Exercise aim:
Within the entries underneath, how many lines include the string "csrc"? State only the number.

Data extract:
@@ -659,14 +703,22 @@
                     const f16x8 x1 = *reinterpret_cast<const f16x8*>(xin + ((0 * NC0 + NC0 - 1) * 64 + lane) * 16);
                     const f16x8 x2 = *reinterpret_cast<const f16x8*>(xin + ((1 * NC0 + NC0 - 1) * 64 + lane) * 16);
                     floatx4 hi = epib.init(ti, h), lo = floatx4{0.f, 0.f, 0.f, 0.f};
-                    xdl_operand_nops<false>(hi, lo, ll0);
-                    xmfma_ring<G::ASM_MFMA>(hi, w0, x1);
-                    xmfma_ring<G::ASM_MFMA>(lo, w1, x1);
-                    xmfma_ring<G::ASM_MFMA>(hi, w0, x2);
-                    xdl_result_nops<false>(hi, lo, ll0);
-                    unsigned char* dst = xsmem + inv_off + ((h * G::NT + tstart + ti) * 2) * 1024 + lane * 16;
-                    *reinterpret_cast<floatx4*>(dst) = hi;
-                    *reinterpret_cast<floatx4*>(dst + 1024) = lo;
+                    unsigned char* dst = xsmem + inv_off + ((h * G::NT + epib.gtile(ti)) * 2) * 1024 + lane * 16;
+                    if constexpr (ti == HT) {
+                        xdl_operand_nops1(hi);
+                        xmfma_ring<G::ASM_MFMA>(hi, w0, x1);
+                        xmfma_ring<G::ASM_MFMA>(hi, w1, x2);
+                        xdl_result_nops1(hi);
+                        *reinterpret_cast<floatx4*>(dst) = hi;
+                    } else {
+                        xdl_operand_nops<false>(hi, lo, ll0);
+                        xmfma_ring<G::ASM_MFMA>(hi, w0, x1);
+                        xmfma_ring<G::ASM_MFMA>(lo, w1, x1);
+                        xmfma_ring<G::ASM_MFMA>(hi, w0, x2);
+                        xdl_result_nops<false>(hi, lo, ll0);
+                        *reinterpret_cast<floatx4*>(dst) = hi;
+                        *reinterpret_cast<floatx4*>(dst + 1024) = lo;
+                    }
                 }
             });
         }
@@ -801,12 +853,12 @@
 
             {
                 int act_out = G::ACTA, act_in = G::XIN;
-                auto hidden_epi = [&](int layer, int out) { return XHiddenEpi<G>{xsmem, xb, bias_off, layer, out, tstart, lane}; };
+                auto hidden_epi = [&](int layer, int out) { return HEpi{xsmem, xb, bias_off, layer, out, tstart, lane}; };
                 {
                     const int nx = next_streamed(0);
-                    XHiddenEpi<G> epi0 = hidden_epi(0, act_out);
+                    HEpi epi0 = hidden_epi(0, act_out);
                     if constexpr (G::INV) epi0.inv = xsmem + inv_off;
-                    xdl_sweep<G, NTW, G::NC0S, 0, GSZ, true, 0, NC0>(ring, nullptr, rsrc, w_l0, lay_off(nx), lay_nf(nx), xsmem + act_in, lane,
+                    xdl_sweep<G, NTW, G::NC0S, 0, GSZ, true, 0, NC0, HT>(ring, nullptr, rsrc, w_l0, lay_off(nx), lay_nf(nx), xsmem + act_in, lane,
                                               epi0, nullptr TS_ARGS);
                 }
                 TS(2)
@@ -822,7 +874,7 @@
                     const int nx = next_streamed(l);
                     constexpr int NL = decltype(lq_c)::value ? LQ : 0;
                     TR_ON(t == 10 && l == 2, wave)
-                    xdl_sweep<G, NTW, NCH, NRES, GSZ, true, NL>(ring, resH + RBASE, rsrc, lay_off(l), lay_off(nx), lay_nf(nx), xsmem + act_in, lane,
+                    xdl_sweep<G, NTW, NCH, NRES, GSZ, true, NL, NCH, HT>(ring, resH + RBASE, rsrc, lay_off(l), lay_off(nx), lay_nf(nx), xsmem + act_in, lane,
                                                  hidden_epi(l, act_out), xsmem + lq_off + (l - 1) * LQ * CADM_XDL_FRAG_BYTES TS_ARGS);
                     if constexpr (NOISE != CADM_NOISE_NONE && MT > 1) {
                         if (l == 1 && nhead) gen_noise(t);
@@ -895,9 +947,17 @@
         if (wave >= G::NW / 2) __builtin_amdgcn_s_setprio(1);
     }
     if (wave < G::EXTRA) {
-        if constexpr (G::EXTRA > 0) xdl_run<G, NOISE, G::BASE + 1>(a, xsmem_raw);
+        if constexpr (G::EXTRA > 0) {
+            if constexpr (G::HALF && G::HALFW < G::EXTRA) {
+                if (wave == G::HALFW) xdl_run<G, NOISE, G::BASE + 1, true>(a, xsmem_raw);
+                else if constexpr (G::EXTRA > 1) xdl_run<G, NOISE, G::BASE + 1>(a, xsmem_raw);
+            } else xdl_run<G, NOISE, G::BASE + 1>(a, xsmem_raw);
+        }
     } else {
-        xdl_run<G, NOISE, G::BASE>(a, xsmem_raw);
+        if constexpr (G::HALF && G::HALFW >= G::EXTRA) {
+            if (wave == G::HALFW) xdl_run<G, NOISE, G::BASE, true>(a, xsmem_raw);
+            else xdl_run<G, NOISE, G::BASE>(a, xsmem_raw);
+        } else xdl_run<G, NOISE, G::BASE>(a, xsmem_raw);
     }
 }
 
diff --git a/cadm_amd/csrc/xdl_geo.h b/cadm_amd/csrc/xdl_geo.h
--- a/cadm_amd/csrc/xdl_geo.h
+++ b/cadm_amd/csrc/xdl_geo.h
@@ -8,6 +8,38 @@
 #define CADM_XDL_NARROW_HID 128
 __host__ __device__ constexpr int xdl_kernel_hid(int hid) { return hid < CADM_XDL_MIN_HID ? CADM_XDL_NARROW_HID : hid; }
 
+__host__ __device__ constexpr bool xdl_half(int hid_kernel, int nw) {
+    return nw == CADM_XDL_WAVES && hid_kernel <= 256 && hid_kernel % 16 >= 1 && hid_kernel % 16 <= 8;
+}
+__host__ __device__ constexpr bool xdl_half_moved(int hid_kernel, int nw) {
+    return xdl_half(hid_kernel, nw) && (((hid_kernel + 15) / 16) % nw) % 4 == 1;
+}
+__host__ __device__ constexpr int xdl_half_wave(int hid_kernel, int nw) {
+    return !xdl_half(hid_kernel, nw) ? -1 : xdl_half_moved(hid_kernel, nw) ? ((hid_kernel + 15) / 16) % nw - 1 : nw - 1;
+}
+__host__ __device__ constexpr int xdl_tile_of(int nt, int nw, bool moved, int w, int ti) {
+    const int base = nt / nw, extra = nt % nw;
+    if (!moved) return w * base + (w < extra ? w : extra) + ti;
+    if (w == extra - 1 && ti == base) return nt - 1;
+    return w * base + (w < extra - 1 ? w : extra - 1) + ti;
+}
+__host__ __device__ constexpr bool xdl_owners_ok(int hid_kernel, int nw) {
+    const int nt = (hid_kernel + 15) / 16, base = nt / nw, extra = nt % nw;
+    for (int t = 0; t < nt; ++t) {
+        int n = 0;
+        for (int w = 0; w < nw; ++w)
+            for (int ti = 0; ti < base + (w < extra ? 1 : 0); ++ti) n += xdl_tile_of(nt, nw, xdl_half_moved(hid_kernel, nw), w, ti) == t ? 1 : 0;
+        if (n != 1) return false;
+    }
+    const int hw = xdl_half_wave(hid_kernel, nw);
+    return hw < 0 || xdl_tile_of(nt, nw, xdl_half_moved(hid_kernel, nw), hw, base + (hw < extra ? 1 : 0) - 1) == nt - 1;
+}
+static_assert(xdl_owners_ok(128, CADM_XDL_WAVES) && xdl_owners_ok(200, CADM_XDL_WAVES) && xdl_owners_ok(256, CADM_XDL_WAVES) &&
+              xdl_owners_ok(512, CADM_XDL_WAVES) && xdl_owners_ok(200, 1), "hidden tile ownership: every tile exactly one owner");
+static_assert(!xdl_half(128, CADM_XDL_WAVES) && xdl_half(200, CADM_XDL_WAVES) && !xdl_half(256, CADM_XDL_WAVES) && !xdl_half(512, CADM_XDL_WAVES) &&
+              xdl_half_wave(200, CADM_XDL_WAVES) == 4 && xdl_tile_of(13, CADM_XDL_WAVES, true, 4, 1) == 12 && xdl_tile_of(13, CADM_XDL_WAVES, true, 7, 0) == 11 &&
+              xdl_half_wave(120, CADM_XDL_WAVES) == 7 && xdl_half_wave(196, CADM_XDL_WAVES) == 4, "half tile: of the compiled-in widths only 200");
+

Problem solution:
3